**What is expected**
Every line below that includes "true" counts toward the total. Report that total alone.

**Stored data**
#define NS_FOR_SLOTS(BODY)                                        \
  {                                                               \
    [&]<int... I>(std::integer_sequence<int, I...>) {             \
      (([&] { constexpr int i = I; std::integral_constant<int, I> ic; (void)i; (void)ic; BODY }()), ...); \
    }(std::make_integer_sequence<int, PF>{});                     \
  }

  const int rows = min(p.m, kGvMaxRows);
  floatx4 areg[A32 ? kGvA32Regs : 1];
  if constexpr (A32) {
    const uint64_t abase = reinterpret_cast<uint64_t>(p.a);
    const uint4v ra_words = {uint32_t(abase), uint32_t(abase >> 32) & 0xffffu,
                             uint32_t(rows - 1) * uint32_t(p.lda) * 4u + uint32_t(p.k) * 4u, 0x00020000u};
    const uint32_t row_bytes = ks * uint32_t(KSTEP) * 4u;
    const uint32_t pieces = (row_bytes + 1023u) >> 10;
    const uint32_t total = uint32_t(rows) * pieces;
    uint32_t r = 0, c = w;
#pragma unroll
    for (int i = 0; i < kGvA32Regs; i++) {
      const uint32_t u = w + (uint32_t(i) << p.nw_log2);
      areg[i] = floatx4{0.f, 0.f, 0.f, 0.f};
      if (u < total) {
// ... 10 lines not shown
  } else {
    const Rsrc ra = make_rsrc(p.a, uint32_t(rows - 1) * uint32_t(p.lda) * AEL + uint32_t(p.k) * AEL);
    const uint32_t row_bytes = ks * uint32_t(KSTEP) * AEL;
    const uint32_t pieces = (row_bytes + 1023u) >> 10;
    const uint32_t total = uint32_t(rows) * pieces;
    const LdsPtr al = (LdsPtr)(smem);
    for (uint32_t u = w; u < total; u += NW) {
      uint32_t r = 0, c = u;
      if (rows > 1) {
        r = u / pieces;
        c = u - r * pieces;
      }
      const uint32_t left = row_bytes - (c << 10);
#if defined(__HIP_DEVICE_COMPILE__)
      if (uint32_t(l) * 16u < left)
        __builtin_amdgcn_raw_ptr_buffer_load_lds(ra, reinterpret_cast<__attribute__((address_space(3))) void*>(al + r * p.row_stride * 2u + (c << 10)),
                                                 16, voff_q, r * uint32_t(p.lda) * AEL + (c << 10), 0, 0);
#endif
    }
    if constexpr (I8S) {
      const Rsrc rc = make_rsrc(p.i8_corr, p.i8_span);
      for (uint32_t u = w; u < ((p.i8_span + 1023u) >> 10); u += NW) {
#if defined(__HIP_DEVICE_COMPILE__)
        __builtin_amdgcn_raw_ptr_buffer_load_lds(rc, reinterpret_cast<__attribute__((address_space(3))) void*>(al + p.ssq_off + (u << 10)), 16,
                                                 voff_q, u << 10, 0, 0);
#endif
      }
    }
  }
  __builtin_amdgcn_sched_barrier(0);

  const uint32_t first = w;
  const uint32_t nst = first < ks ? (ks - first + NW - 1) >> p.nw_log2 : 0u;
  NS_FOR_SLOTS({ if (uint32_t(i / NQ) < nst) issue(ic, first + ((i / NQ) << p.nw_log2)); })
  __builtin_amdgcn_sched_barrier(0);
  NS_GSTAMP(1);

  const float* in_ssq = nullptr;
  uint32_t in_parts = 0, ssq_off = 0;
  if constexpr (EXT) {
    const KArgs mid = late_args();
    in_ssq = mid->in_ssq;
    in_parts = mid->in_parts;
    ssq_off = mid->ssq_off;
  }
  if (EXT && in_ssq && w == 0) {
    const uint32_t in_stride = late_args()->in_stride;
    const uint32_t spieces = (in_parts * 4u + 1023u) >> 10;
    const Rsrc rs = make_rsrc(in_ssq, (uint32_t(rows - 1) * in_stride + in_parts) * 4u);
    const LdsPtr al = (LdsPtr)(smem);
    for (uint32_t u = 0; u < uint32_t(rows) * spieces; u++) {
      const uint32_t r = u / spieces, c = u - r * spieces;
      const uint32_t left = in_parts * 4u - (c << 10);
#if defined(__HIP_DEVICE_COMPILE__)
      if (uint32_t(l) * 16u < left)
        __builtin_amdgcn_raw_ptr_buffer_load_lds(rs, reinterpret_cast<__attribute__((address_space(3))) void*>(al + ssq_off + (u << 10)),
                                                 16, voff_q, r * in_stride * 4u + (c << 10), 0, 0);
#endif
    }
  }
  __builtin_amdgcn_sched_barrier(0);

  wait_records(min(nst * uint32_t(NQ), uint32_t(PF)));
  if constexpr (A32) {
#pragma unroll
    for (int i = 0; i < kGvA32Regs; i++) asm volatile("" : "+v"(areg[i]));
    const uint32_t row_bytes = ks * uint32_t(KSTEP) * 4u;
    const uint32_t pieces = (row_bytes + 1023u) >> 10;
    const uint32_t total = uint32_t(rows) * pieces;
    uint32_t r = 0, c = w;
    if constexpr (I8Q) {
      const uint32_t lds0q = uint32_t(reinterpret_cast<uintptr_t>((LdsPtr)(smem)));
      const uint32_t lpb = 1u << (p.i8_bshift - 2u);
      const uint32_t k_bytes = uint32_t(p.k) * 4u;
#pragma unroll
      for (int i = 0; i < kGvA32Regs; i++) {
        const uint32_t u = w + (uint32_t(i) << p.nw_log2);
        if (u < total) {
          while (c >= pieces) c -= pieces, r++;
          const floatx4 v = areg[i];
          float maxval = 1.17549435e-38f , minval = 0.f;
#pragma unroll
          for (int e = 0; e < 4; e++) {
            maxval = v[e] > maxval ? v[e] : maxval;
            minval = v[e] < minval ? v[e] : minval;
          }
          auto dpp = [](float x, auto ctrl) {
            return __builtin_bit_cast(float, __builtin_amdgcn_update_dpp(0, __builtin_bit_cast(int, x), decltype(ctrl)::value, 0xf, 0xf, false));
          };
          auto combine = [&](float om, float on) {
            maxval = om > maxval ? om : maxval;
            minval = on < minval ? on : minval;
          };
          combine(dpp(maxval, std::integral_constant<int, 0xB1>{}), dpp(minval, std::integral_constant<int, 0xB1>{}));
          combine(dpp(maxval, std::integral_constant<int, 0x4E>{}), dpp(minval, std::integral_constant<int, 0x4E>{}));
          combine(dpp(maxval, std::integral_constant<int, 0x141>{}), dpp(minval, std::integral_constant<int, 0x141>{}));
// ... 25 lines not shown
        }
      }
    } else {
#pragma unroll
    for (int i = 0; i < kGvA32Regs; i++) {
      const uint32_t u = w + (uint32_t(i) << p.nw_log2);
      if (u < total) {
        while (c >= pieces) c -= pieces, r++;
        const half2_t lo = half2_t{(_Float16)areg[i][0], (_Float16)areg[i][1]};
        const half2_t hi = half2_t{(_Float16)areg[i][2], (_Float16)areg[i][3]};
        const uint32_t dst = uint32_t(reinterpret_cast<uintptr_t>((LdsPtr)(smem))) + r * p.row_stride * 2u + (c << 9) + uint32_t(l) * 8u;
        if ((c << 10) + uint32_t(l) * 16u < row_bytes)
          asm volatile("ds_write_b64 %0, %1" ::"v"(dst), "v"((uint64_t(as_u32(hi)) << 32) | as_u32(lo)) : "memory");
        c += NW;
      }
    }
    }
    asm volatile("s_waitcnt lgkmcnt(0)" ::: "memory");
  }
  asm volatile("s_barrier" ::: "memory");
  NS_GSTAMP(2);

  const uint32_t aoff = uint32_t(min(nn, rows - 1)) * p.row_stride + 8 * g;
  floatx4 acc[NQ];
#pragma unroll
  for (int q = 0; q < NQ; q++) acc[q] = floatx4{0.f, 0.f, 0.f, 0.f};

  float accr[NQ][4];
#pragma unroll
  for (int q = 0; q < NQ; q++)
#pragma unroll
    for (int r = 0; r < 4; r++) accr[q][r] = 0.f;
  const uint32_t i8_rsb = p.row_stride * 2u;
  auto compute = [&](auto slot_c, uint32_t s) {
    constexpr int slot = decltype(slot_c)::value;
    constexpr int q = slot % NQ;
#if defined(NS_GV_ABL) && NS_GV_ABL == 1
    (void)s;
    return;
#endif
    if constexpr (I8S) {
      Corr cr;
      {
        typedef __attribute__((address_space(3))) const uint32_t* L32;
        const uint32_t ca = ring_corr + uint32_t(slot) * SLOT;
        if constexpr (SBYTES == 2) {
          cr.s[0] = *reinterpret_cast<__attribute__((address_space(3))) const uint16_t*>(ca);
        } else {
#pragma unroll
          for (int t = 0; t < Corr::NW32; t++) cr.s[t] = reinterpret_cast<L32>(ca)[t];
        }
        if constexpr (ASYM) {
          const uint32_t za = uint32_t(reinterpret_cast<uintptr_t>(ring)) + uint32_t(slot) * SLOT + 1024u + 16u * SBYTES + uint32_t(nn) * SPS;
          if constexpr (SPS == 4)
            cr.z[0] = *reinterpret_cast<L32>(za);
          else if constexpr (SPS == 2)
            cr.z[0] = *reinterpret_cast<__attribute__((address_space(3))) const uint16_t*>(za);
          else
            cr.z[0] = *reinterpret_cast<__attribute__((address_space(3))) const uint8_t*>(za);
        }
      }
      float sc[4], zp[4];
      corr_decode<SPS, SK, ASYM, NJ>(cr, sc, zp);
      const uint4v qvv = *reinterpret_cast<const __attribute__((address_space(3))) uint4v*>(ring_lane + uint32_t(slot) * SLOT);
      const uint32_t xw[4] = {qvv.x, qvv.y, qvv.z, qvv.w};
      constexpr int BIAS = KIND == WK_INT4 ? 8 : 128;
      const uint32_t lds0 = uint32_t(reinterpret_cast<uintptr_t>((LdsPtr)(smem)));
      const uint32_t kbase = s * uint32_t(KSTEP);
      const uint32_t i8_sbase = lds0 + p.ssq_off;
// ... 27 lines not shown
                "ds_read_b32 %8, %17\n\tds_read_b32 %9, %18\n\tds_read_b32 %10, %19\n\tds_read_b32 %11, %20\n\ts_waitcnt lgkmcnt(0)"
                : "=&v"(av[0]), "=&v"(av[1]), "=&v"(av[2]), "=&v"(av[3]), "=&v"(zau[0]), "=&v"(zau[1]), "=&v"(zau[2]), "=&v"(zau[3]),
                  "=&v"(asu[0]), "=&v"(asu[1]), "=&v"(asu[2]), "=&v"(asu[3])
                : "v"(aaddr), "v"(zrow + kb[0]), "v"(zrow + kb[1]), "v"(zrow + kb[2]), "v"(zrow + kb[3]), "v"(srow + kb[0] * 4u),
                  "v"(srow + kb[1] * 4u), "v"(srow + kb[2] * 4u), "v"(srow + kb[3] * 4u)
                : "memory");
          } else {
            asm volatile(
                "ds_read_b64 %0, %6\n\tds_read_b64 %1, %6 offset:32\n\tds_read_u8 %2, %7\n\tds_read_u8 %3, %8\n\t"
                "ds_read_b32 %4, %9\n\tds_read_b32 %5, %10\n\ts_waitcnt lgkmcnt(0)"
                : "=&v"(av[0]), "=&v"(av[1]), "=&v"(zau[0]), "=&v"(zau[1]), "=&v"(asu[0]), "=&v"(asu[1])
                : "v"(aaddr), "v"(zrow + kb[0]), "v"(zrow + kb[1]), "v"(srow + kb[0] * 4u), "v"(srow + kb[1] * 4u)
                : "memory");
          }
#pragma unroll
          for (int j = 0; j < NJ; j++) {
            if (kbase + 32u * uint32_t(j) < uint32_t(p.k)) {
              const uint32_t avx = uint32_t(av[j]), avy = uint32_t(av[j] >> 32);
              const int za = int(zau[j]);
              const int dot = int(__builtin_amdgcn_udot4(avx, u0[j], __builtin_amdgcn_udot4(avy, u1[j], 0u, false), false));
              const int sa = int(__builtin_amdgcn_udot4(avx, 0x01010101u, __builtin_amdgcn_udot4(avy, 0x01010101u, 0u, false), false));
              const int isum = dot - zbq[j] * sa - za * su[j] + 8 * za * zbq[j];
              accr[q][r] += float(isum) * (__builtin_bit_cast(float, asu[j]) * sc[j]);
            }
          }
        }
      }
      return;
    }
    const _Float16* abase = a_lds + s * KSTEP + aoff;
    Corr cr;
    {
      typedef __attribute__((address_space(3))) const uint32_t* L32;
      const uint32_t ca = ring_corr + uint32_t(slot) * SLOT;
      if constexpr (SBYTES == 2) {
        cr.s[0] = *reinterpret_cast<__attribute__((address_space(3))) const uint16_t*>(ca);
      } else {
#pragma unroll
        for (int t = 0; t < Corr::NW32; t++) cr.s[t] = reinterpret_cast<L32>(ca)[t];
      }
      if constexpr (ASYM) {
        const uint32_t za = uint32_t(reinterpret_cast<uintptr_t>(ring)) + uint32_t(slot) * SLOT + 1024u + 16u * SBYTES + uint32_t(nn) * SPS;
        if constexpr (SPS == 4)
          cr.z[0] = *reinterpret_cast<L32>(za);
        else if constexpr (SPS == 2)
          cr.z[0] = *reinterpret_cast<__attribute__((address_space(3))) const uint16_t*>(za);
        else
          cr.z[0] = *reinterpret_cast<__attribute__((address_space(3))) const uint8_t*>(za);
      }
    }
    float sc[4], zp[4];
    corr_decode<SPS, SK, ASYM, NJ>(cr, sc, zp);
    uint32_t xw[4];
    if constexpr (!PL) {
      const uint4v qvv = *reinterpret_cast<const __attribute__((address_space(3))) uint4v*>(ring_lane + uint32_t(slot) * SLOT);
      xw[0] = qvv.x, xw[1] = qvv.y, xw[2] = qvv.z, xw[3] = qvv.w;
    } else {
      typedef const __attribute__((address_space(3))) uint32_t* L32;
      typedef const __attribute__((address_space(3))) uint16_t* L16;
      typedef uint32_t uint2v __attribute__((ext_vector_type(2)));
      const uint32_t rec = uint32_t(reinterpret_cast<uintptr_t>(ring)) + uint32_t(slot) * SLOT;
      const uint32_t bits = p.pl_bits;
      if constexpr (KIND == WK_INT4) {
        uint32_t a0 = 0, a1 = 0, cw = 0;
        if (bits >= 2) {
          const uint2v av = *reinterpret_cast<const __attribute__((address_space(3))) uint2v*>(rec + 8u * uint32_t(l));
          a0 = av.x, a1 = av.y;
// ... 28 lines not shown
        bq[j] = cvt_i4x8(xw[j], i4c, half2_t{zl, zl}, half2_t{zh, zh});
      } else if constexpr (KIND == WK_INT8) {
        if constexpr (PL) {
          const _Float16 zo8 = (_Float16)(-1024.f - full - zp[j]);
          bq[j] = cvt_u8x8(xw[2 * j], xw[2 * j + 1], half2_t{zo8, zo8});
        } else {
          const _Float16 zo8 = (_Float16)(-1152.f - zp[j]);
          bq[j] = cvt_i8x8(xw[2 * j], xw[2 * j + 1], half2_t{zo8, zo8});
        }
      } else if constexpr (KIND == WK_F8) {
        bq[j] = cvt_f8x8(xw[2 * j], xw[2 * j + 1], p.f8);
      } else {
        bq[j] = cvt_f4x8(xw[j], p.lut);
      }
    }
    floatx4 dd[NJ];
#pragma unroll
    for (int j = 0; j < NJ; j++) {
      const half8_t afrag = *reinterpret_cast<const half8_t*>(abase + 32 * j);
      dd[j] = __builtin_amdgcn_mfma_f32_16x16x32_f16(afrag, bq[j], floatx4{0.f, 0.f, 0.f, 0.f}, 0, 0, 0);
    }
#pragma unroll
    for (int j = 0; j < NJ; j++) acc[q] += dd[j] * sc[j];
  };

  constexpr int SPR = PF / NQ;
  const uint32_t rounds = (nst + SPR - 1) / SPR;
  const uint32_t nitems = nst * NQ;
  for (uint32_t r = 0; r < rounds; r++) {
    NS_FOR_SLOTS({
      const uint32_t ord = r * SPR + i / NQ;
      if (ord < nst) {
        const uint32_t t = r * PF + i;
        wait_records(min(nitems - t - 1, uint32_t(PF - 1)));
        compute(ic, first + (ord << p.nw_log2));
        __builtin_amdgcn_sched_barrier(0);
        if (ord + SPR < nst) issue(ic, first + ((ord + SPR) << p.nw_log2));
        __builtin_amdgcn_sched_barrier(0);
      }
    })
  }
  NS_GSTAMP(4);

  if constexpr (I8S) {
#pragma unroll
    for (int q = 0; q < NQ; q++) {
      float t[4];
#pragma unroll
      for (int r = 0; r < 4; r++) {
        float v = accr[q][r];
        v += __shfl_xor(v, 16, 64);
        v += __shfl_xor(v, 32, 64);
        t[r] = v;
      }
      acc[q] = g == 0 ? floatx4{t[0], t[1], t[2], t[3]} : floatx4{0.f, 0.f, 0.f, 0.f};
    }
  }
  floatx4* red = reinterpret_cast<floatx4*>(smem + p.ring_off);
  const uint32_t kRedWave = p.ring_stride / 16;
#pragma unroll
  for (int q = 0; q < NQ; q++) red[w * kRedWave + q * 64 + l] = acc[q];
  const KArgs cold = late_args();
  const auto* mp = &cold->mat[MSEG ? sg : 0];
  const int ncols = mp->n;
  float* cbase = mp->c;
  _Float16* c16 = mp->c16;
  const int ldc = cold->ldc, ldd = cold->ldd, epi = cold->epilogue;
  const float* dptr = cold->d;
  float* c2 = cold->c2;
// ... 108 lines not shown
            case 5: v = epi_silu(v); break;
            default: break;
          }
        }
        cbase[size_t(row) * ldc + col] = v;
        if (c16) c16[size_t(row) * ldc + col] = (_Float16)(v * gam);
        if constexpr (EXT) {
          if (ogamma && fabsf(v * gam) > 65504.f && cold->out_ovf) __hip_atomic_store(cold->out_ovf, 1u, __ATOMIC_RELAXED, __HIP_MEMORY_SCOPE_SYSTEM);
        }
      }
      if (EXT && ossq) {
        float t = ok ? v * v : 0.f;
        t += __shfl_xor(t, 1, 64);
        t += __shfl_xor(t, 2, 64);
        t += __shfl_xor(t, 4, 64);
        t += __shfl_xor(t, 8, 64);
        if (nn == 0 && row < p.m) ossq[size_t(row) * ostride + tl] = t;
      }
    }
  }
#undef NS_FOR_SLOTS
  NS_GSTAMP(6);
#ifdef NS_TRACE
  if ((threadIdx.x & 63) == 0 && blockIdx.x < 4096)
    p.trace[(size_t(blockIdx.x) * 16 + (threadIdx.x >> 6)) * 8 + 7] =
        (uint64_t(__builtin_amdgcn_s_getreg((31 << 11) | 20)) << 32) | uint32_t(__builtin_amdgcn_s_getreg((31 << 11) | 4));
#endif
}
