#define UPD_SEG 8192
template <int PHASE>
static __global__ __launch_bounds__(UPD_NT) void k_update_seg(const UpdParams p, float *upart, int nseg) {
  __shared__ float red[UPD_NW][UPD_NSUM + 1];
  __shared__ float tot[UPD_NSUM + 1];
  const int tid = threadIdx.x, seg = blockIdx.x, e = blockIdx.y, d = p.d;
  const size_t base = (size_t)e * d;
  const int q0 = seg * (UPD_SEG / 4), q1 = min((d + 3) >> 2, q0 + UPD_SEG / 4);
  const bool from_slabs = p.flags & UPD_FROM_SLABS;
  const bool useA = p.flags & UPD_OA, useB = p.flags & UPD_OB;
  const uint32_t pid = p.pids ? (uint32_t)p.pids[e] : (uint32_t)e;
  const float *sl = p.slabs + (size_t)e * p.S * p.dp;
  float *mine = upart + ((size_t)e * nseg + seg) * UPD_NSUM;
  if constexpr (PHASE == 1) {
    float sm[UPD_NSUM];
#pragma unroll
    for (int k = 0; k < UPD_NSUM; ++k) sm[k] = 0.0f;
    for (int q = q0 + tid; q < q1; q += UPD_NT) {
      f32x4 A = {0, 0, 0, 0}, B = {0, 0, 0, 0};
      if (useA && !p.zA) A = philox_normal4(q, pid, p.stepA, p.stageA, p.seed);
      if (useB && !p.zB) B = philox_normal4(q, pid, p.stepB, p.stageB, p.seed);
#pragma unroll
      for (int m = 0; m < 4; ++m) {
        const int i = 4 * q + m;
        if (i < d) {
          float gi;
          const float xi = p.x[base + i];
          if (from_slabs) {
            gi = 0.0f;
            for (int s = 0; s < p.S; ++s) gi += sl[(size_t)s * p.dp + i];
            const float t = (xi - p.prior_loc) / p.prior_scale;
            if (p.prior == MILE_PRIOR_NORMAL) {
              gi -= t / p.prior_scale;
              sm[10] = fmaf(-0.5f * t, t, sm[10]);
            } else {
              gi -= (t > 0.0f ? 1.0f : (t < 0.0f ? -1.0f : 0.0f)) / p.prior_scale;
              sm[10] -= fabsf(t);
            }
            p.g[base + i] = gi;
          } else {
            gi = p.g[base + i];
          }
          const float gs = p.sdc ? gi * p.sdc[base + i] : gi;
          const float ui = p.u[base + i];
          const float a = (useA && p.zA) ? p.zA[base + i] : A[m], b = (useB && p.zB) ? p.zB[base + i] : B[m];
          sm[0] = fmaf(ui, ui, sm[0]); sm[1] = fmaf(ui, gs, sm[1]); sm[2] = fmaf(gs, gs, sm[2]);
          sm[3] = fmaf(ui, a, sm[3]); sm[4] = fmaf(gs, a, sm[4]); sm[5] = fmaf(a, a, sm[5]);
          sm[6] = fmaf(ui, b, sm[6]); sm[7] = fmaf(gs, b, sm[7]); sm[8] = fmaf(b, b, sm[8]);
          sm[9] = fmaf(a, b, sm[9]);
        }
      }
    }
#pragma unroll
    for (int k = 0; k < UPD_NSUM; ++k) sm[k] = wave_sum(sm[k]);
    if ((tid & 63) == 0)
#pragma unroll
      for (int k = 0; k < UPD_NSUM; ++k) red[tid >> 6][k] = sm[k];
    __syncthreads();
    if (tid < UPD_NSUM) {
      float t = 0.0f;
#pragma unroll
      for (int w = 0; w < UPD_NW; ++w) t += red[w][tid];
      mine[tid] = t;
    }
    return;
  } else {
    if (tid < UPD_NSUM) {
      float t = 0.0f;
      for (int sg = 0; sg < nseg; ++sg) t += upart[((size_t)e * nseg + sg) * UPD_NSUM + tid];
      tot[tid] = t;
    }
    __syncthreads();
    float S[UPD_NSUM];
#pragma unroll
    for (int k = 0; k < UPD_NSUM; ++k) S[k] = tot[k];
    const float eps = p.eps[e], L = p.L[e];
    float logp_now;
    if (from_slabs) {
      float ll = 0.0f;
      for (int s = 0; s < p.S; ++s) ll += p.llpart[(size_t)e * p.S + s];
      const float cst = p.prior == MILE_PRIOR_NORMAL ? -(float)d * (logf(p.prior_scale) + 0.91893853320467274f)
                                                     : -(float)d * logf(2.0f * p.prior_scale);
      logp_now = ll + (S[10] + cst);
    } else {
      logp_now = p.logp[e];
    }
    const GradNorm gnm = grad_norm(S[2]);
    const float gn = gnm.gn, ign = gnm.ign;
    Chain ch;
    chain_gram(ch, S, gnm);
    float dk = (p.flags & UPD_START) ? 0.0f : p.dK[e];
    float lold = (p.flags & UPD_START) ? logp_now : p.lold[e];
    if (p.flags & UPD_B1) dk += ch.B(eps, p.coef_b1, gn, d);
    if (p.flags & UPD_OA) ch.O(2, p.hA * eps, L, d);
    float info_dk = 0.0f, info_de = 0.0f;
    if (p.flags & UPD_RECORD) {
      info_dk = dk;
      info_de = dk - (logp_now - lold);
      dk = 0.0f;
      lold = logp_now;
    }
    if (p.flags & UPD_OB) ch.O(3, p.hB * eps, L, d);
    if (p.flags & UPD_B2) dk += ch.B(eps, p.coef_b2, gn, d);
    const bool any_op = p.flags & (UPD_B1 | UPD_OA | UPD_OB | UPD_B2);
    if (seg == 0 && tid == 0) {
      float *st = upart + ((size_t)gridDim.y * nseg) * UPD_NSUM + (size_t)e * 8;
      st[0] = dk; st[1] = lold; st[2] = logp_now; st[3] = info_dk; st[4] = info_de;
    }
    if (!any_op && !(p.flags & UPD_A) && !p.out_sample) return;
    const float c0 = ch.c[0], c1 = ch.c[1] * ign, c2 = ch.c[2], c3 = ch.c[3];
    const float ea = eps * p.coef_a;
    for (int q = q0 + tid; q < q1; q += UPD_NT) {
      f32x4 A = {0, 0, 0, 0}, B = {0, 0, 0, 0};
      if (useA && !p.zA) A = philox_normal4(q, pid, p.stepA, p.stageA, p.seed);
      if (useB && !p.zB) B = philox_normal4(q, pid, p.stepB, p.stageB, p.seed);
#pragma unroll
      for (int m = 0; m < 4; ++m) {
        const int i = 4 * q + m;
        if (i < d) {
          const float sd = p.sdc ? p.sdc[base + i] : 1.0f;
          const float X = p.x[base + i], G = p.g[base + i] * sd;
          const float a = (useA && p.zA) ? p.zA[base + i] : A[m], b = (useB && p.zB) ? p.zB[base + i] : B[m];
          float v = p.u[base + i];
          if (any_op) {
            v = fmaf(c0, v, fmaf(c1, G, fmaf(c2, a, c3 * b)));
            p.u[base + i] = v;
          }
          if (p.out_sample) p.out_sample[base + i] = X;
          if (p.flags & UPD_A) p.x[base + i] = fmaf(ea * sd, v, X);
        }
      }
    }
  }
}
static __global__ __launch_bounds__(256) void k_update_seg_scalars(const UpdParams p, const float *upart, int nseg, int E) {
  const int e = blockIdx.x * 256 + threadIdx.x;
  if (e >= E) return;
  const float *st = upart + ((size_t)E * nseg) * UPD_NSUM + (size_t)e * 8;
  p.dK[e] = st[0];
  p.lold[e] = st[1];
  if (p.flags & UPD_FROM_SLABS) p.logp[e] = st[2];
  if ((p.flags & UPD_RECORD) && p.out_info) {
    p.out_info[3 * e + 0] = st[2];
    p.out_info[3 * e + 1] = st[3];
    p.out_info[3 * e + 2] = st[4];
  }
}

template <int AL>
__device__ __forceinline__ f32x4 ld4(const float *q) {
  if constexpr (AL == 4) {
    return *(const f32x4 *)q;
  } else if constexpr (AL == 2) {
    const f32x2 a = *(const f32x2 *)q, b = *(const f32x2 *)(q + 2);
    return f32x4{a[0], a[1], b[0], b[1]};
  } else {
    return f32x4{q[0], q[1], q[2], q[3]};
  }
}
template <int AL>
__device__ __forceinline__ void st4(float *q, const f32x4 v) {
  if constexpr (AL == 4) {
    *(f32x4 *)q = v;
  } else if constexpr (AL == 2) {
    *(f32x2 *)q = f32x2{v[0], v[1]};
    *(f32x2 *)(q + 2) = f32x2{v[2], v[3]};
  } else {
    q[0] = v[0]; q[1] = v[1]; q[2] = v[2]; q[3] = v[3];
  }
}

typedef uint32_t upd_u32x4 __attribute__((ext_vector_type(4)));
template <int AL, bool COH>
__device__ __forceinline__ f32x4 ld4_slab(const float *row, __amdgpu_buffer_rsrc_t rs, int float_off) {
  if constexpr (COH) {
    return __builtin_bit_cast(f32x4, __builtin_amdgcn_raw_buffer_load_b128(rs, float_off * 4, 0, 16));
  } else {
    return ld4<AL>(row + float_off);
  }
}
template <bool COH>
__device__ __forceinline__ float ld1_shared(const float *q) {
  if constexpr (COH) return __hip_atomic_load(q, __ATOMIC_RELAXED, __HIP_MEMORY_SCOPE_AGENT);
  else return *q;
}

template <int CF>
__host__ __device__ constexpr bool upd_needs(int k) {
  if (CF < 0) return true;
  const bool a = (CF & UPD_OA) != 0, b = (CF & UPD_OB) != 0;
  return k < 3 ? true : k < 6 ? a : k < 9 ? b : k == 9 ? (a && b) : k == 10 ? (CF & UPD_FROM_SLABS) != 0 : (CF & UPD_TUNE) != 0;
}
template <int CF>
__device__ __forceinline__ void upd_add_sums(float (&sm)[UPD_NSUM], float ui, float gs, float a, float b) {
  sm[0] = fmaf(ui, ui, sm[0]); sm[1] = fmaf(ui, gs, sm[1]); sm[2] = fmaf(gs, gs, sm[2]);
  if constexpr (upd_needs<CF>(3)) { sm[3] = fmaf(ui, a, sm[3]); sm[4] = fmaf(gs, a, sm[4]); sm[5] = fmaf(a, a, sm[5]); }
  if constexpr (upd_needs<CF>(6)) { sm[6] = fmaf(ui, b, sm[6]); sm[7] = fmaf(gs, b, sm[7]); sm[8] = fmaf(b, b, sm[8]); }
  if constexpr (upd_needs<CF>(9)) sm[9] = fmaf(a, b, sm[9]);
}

**Response to this task**
2